Content starts
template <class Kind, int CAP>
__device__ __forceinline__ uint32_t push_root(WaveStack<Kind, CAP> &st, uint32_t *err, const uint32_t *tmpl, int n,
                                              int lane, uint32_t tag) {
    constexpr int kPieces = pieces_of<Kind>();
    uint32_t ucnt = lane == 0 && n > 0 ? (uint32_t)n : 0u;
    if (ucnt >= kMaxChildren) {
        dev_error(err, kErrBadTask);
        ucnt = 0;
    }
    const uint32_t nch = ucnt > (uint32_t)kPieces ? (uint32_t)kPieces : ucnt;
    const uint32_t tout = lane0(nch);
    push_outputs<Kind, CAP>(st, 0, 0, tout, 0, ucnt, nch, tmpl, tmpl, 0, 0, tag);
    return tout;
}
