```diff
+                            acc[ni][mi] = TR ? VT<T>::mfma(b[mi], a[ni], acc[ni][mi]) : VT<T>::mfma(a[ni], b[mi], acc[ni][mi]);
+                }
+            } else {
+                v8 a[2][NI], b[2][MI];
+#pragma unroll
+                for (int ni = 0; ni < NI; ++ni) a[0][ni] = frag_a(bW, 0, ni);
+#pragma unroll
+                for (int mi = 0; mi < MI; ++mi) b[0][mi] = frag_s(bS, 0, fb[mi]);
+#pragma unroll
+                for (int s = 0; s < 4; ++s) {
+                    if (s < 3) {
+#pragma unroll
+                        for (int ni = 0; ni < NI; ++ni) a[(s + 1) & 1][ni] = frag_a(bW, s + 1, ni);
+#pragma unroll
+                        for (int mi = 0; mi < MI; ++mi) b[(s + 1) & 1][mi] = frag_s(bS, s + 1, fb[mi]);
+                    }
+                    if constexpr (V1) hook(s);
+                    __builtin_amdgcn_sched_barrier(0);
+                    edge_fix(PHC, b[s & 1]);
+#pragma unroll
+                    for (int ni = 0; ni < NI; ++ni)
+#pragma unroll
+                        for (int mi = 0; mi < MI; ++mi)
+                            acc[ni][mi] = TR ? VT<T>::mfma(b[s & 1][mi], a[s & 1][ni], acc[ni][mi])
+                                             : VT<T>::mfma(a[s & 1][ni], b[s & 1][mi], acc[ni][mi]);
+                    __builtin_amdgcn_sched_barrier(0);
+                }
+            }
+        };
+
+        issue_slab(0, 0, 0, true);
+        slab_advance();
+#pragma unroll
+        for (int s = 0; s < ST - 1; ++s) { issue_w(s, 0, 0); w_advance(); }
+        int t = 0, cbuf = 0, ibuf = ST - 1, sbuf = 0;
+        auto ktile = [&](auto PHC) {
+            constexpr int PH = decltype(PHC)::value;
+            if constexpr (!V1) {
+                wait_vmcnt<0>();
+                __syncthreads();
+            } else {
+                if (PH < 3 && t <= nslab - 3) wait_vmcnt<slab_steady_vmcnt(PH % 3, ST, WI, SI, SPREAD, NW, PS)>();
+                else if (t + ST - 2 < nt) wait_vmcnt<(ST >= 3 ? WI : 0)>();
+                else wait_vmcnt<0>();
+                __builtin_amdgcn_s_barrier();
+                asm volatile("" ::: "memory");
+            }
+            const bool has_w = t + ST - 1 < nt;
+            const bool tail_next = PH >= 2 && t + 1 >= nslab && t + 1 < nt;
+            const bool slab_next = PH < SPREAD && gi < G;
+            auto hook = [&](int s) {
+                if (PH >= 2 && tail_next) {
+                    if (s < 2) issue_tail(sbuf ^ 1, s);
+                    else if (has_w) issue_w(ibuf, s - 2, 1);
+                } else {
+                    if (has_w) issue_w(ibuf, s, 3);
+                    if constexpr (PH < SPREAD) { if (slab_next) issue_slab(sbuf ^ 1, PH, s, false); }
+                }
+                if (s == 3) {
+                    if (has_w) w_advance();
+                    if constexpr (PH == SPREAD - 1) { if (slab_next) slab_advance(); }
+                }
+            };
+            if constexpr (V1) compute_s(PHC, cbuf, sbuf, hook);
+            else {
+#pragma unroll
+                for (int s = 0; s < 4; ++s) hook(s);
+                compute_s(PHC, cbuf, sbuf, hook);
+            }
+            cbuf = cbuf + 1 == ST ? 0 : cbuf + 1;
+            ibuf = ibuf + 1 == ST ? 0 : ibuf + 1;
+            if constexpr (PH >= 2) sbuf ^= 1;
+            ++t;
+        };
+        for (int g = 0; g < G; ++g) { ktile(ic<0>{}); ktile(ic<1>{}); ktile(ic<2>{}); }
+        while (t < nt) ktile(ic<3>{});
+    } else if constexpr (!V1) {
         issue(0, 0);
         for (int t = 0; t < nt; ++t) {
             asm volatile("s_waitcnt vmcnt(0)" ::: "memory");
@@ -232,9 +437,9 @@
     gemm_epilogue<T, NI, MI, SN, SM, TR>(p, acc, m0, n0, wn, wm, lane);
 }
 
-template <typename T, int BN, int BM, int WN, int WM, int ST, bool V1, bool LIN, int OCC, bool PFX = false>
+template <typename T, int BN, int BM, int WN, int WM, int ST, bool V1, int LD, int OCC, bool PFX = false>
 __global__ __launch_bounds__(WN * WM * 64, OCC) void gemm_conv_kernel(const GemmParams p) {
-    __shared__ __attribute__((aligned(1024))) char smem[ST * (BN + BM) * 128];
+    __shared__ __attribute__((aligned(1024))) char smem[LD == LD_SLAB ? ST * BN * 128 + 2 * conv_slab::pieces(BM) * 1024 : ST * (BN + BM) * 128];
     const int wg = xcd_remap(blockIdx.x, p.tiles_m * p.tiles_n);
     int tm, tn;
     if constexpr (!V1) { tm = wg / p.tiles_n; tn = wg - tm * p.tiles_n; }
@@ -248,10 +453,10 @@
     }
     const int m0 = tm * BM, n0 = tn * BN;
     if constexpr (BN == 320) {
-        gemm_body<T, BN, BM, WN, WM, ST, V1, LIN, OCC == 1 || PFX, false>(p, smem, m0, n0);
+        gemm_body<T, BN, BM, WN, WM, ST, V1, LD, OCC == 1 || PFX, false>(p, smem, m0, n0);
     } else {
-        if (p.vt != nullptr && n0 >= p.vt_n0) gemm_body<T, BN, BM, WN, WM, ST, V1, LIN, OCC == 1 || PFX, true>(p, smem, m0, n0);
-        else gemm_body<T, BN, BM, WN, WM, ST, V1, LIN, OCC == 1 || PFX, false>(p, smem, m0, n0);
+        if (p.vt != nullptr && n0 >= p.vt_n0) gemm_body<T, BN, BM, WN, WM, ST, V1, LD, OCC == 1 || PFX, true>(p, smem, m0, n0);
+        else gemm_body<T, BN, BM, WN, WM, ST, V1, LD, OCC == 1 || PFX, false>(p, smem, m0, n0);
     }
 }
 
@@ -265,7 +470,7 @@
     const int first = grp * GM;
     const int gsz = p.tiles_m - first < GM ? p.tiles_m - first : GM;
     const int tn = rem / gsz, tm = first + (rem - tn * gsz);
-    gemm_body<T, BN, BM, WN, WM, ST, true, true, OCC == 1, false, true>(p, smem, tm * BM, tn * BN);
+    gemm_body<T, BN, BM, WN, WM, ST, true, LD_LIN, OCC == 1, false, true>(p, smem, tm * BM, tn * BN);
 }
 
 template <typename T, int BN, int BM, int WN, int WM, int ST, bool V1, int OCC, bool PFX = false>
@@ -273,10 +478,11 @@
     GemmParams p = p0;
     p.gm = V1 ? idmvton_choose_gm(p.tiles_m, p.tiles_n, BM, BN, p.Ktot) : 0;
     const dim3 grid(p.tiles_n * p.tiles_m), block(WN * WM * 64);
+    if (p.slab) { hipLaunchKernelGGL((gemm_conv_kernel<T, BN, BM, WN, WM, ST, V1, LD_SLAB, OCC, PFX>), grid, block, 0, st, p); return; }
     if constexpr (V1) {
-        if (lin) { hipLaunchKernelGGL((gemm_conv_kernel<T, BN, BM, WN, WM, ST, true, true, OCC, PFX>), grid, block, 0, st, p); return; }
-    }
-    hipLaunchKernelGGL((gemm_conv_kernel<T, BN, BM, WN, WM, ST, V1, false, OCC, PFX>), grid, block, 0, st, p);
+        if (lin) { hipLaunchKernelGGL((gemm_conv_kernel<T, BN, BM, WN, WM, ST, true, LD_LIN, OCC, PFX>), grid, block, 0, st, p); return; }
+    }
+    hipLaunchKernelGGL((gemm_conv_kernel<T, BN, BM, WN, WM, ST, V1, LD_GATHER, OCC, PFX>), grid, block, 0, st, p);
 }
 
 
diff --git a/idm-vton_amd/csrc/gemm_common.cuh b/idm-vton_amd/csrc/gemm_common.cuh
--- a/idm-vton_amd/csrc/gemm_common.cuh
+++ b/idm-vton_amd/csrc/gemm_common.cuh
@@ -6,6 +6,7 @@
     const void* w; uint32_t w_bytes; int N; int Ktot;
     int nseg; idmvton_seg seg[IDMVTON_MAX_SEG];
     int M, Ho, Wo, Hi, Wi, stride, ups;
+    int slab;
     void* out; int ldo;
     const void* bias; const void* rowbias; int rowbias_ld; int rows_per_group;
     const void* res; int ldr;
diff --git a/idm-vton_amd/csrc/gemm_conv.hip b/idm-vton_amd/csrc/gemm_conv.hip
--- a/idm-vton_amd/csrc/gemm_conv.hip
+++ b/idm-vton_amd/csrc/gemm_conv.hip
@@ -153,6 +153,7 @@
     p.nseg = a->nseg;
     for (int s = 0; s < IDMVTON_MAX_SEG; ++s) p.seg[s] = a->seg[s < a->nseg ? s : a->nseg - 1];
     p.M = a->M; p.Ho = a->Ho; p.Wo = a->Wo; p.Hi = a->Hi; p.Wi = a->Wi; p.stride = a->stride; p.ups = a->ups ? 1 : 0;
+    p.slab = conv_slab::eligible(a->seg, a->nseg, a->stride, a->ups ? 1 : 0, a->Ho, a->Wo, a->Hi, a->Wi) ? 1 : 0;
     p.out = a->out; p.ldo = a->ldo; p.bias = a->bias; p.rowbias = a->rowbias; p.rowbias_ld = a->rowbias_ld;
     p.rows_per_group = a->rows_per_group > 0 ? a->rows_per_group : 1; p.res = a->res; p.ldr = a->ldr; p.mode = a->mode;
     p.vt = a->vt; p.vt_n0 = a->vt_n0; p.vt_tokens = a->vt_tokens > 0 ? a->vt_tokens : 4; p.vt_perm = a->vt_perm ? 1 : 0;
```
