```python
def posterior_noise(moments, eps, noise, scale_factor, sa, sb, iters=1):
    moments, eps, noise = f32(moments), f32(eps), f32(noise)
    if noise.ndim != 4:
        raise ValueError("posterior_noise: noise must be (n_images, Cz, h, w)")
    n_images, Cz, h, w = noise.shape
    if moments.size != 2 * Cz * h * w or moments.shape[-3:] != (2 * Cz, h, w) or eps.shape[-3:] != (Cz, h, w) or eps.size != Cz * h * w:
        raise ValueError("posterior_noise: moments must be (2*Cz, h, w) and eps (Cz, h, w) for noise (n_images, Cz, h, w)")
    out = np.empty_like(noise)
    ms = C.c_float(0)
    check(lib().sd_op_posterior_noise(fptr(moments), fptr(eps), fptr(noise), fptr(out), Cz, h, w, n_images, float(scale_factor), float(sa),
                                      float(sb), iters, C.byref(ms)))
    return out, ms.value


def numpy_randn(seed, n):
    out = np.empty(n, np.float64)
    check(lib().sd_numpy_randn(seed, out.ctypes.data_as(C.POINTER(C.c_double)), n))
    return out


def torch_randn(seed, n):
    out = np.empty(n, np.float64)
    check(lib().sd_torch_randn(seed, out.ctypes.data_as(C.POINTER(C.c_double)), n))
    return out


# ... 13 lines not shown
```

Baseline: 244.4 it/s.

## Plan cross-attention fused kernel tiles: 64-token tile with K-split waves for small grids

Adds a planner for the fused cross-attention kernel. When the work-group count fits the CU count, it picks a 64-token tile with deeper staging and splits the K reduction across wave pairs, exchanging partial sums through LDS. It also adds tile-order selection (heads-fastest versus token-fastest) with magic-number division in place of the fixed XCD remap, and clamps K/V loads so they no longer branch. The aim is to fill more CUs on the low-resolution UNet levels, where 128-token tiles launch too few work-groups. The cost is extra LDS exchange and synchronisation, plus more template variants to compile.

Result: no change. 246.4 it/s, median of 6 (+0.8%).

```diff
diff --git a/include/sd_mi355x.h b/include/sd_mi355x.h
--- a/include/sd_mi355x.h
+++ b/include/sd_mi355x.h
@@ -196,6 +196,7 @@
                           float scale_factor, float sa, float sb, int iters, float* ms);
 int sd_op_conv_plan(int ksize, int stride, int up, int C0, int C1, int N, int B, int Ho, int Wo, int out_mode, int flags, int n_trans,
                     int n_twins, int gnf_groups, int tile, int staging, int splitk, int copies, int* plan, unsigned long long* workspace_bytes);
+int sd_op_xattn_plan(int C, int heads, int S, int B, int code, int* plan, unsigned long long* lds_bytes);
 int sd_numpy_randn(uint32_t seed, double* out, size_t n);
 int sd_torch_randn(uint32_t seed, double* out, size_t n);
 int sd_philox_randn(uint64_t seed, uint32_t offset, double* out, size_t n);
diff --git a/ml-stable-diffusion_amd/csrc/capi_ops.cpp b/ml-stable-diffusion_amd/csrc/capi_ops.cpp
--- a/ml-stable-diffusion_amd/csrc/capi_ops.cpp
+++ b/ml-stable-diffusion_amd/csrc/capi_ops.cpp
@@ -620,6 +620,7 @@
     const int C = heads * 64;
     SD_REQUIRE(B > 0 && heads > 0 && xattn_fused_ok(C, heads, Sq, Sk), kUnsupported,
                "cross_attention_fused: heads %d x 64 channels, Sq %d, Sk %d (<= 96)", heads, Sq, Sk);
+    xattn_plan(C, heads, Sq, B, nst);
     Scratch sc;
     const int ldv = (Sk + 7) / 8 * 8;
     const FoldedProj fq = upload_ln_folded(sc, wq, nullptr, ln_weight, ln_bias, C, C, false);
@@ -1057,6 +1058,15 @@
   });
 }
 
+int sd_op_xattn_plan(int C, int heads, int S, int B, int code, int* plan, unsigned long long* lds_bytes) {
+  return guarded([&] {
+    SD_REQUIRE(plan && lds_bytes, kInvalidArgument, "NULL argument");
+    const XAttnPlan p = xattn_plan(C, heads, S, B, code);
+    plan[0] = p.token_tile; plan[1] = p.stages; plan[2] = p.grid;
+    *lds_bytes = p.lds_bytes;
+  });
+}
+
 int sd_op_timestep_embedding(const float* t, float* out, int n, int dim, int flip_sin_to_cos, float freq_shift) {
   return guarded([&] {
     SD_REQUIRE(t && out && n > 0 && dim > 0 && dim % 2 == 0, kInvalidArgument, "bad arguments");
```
Content ends
Assignment
Read the data above and pull out each line that holds the string "volatile".

Response
+                asm volatile("" ::: "memory");
             asm volatile("s_waitcnt vmcnt(0)" ::: "memory");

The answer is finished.